Aim of the task —
Transcribe the data below verbatim from the line with "c, jp.m2p[1], jp.m1p[1]);" to the line with "-85,38 +149,57 @@". Include both of those lines.

Stored items —
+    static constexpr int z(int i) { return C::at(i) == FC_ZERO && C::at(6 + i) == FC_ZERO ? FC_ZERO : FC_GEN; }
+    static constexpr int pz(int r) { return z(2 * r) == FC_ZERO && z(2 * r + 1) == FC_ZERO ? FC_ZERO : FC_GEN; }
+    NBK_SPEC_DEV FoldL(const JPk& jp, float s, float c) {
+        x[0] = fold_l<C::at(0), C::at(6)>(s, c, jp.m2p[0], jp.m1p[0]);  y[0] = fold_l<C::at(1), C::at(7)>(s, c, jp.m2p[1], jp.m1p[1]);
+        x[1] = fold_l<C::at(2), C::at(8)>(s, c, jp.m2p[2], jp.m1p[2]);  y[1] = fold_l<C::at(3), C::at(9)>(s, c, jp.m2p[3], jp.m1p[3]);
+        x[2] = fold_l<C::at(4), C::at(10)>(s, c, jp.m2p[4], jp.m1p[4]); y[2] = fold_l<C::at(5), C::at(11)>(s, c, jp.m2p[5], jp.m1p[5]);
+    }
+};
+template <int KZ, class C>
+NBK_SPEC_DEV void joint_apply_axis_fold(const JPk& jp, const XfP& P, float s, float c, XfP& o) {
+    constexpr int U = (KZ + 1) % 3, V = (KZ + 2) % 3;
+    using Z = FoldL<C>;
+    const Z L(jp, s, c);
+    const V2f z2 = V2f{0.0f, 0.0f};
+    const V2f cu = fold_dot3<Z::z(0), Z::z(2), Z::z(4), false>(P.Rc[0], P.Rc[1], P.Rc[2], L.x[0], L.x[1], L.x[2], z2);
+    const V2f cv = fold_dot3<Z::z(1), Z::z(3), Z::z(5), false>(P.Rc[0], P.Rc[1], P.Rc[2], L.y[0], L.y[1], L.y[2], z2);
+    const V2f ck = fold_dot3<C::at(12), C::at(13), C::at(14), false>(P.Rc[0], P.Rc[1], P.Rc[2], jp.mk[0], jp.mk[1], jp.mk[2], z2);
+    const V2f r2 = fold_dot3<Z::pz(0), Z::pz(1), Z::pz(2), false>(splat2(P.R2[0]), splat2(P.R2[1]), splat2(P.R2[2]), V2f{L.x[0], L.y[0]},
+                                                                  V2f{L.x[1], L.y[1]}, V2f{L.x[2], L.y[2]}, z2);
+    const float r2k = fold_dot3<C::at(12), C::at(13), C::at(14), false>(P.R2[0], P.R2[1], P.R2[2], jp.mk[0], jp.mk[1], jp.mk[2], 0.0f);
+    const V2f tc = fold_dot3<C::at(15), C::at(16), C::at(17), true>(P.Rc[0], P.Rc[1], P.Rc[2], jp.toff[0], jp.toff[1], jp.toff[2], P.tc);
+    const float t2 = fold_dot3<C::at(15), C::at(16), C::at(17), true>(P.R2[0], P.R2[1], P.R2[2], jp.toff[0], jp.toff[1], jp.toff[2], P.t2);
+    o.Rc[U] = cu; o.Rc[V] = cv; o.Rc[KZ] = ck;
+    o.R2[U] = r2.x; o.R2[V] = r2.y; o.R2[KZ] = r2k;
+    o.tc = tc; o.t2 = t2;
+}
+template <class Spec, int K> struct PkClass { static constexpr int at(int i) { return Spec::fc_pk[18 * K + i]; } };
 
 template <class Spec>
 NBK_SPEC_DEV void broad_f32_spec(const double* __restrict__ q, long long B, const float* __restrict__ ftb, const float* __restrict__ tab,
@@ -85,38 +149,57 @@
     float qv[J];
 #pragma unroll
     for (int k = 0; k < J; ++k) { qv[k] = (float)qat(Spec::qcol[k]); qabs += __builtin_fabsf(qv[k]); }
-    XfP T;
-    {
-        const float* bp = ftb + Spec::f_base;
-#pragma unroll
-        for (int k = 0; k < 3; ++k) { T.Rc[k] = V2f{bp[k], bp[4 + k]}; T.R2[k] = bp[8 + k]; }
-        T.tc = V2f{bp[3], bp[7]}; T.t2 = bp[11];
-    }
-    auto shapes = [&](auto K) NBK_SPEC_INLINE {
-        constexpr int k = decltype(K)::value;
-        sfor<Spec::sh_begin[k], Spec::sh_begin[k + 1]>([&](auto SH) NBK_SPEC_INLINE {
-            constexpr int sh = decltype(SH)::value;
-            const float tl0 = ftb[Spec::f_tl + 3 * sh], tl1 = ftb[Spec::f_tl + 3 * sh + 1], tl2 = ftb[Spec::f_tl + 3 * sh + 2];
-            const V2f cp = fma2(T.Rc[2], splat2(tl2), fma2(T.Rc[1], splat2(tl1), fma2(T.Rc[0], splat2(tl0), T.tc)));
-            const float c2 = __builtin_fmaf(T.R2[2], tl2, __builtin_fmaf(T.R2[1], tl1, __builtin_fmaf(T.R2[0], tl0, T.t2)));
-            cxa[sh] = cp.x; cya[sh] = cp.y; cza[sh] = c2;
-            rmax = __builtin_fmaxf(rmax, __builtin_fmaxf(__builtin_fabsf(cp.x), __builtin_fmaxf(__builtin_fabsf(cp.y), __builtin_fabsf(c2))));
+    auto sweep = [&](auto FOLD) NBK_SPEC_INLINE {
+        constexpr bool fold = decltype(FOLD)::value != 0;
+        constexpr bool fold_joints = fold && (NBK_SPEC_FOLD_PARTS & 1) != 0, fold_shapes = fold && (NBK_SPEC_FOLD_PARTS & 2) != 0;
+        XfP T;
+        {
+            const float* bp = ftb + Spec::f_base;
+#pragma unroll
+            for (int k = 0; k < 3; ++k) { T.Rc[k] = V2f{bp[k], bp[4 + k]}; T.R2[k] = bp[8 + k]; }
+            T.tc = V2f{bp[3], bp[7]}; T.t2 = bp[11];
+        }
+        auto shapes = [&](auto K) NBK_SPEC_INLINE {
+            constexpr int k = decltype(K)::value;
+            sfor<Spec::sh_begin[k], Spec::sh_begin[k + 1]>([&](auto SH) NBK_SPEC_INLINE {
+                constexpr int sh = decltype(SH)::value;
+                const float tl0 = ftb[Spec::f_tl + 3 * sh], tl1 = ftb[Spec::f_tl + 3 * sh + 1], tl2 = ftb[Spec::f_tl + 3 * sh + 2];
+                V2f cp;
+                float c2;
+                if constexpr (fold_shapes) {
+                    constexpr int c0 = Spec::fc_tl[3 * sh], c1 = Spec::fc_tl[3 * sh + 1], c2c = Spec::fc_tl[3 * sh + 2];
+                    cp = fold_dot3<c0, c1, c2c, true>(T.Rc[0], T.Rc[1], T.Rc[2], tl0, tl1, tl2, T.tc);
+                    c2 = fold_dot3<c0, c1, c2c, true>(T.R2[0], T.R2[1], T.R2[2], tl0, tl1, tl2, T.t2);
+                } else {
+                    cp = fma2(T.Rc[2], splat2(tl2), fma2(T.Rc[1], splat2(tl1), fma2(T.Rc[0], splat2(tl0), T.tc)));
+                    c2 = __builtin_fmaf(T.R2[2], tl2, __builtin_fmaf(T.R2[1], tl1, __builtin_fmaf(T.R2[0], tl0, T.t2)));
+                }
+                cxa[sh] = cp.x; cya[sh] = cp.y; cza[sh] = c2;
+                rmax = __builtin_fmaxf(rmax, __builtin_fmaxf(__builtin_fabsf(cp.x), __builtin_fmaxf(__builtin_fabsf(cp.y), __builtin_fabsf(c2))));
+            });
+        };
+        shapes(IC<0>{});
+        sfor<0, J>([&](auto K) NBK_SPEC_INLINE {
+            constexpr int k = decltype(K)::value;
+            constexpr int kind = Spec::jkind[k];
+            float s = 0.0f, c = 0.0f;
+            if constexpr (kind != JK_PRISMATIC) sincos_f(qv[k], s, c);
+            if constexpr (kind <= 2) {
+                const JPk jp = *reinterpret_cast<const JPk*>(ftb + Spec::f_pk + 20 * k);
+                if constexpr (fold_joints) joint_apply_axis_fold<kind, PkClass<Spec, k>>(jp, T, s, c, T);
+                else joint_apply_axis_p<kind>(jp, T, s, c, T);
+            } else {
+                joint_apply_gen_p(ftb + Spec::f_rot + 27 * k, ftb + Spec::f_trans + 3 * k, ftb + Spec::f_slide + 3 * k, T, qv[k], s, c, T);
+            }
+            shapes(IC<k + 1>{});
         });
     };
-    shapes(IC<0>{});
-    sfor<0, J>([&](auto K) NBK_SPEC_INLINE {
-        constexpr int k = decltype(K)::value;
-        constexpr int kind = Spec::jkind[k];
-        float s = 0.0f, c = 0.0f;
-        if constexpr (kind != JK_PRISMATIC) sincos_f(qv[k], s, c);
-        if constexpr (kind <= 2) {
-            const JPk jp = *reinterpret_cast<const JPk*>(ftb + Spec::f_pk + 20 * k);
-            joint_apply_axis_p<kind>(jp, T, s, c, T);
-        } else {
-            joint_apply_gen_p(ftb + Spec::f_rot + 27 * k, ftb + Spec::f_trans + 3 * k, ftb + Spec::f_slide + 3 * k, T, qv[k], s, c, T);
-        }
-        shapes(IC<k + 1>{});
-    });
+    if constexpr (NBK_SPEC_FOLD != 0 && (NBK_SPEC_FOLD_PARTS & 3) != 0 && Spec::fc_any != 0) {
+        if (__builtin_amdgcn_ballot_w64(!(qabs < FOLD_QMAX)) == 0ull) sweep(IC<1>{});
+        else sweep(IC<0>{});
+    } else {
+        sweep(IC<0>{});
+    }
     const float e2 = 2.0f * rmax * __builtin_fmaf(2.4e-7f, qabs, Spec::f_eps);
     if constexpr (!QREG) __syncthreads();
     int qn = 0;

Answer section —
+        x[0] = fold_l<C::at(0), C::at(6)>(s, c, jp.m2p[0], jp.m1p[0]);  y[0] = fold_l<C::at(1), C::at(7)>(s, c, jp.m2p[1], jp.m1p[1]);
+        x[1] = fold_l<C::at(2), C::at(8)>(s, c, jp.m2p[2], jp.m1p[2]);  y[1] = fold_l<C::at(3), C::at(9)>(s, c, jp.m2p[3], jp.m1p[3]);
+        x[2] = fold_l<C::at(4), C::at(10)>(s, c, jp.m2p[4], jp.m1p[4]); y[2] = fold_l<C::at(5), C::at(11)>(s, c, jp.m2p[5], jp.m1p[5]);
+    }
+};
+template <int KZ, class C>
+NBK_SPEC_DEV void joint_apply_axis_fold(const JPk& jp, const XfP& P, float s, float c, XfP& o) {
+    constexpr int U = (KZ + 1) % 3, V = (KZ + 2) % 3;
+    using Z = FoldL<C>;
+    const Z L(jp, s, c);
+    const V2f z2 = V2f{0.0f, 0.0f};
+    const V2f cu = fold_dot3<Z::z(0), Z::z(2), Z::z(4), false>(P.Rc[0], P.Rc[1], P.Rc[2], L.x[0], L.x[1], L.x[2], z2);
+    const V2f cv = fold_dot3<Z::z(1), Z::z(3), Z::z(5), false>(P.Rc[0], P.Rc[1], P.Rc[2], L.y[0], L.y[1], L.y[2], z2);
+    const V2f ck = fold_dot3<C::at(12), C::at(13), C::at(14), false>(P.Rc[0], P.Rc[1], P.Rc[2], jp.mk[0], jp.mk[1], jp.mk[2], z2);
+    const V2f r2 = fold_dot3<Z::pz(0), Z::pz(1), Z::pz(2), false>(splat2(P.R2[0]), splat2(P.R2[1]), splat2(P.R2[2]), V2f{L.x[0], L.y[0]},
+                                                                  V2f{L.x[1], L.y[1]}, V2f{L.x[2], L.y[2]}, z2);
+    const float r2k = fold_dot3<C::at(12), C::at(13), C::at(14), false>(P.R2[0], P.R2[1], P.R2[2], jp.mk[0], jp.mk[1], jp.mk[2], 0.0f);
+    const V2f tc = fold_dot3<C::at(15), C::at(16), C::at(17), true>(P.Rc[0], P.Rc[1], P.Rc[2], jp.toff[0], jp.toff[1], jp.toff[2], P.tc);
+    const float t2 = fold_dot3<C::at(15), C::at(16), C::at(17), true>(P.R2[0], P.R2[1], P.R2[2], jp.toff[0], jp.toff[1], jp.toff[2], P.t2);
+    o.Rc[U] = cu; o.Rc[V] = cv; o.Rc[KZ] = ck;
+    o.R2[U] = r2.x; o.R2[V] = r2.y; o.R2[KZ] = r2k;
+    o.tc = tc; o.t2 = t2;
+}
+template <class Spec, int K> struct PkClass { static constexpr int at(int i) { return Spec::fc_pk[18 * K + i]; } };
 
 template <class Spec>
 NBK_SPEC_DEV void broad_f32_spec(const double* __restrict__ q, long long B, const float* __restrict__ ftb, const float* __restrict__ tab,
@@ -85,38 +149,57 @@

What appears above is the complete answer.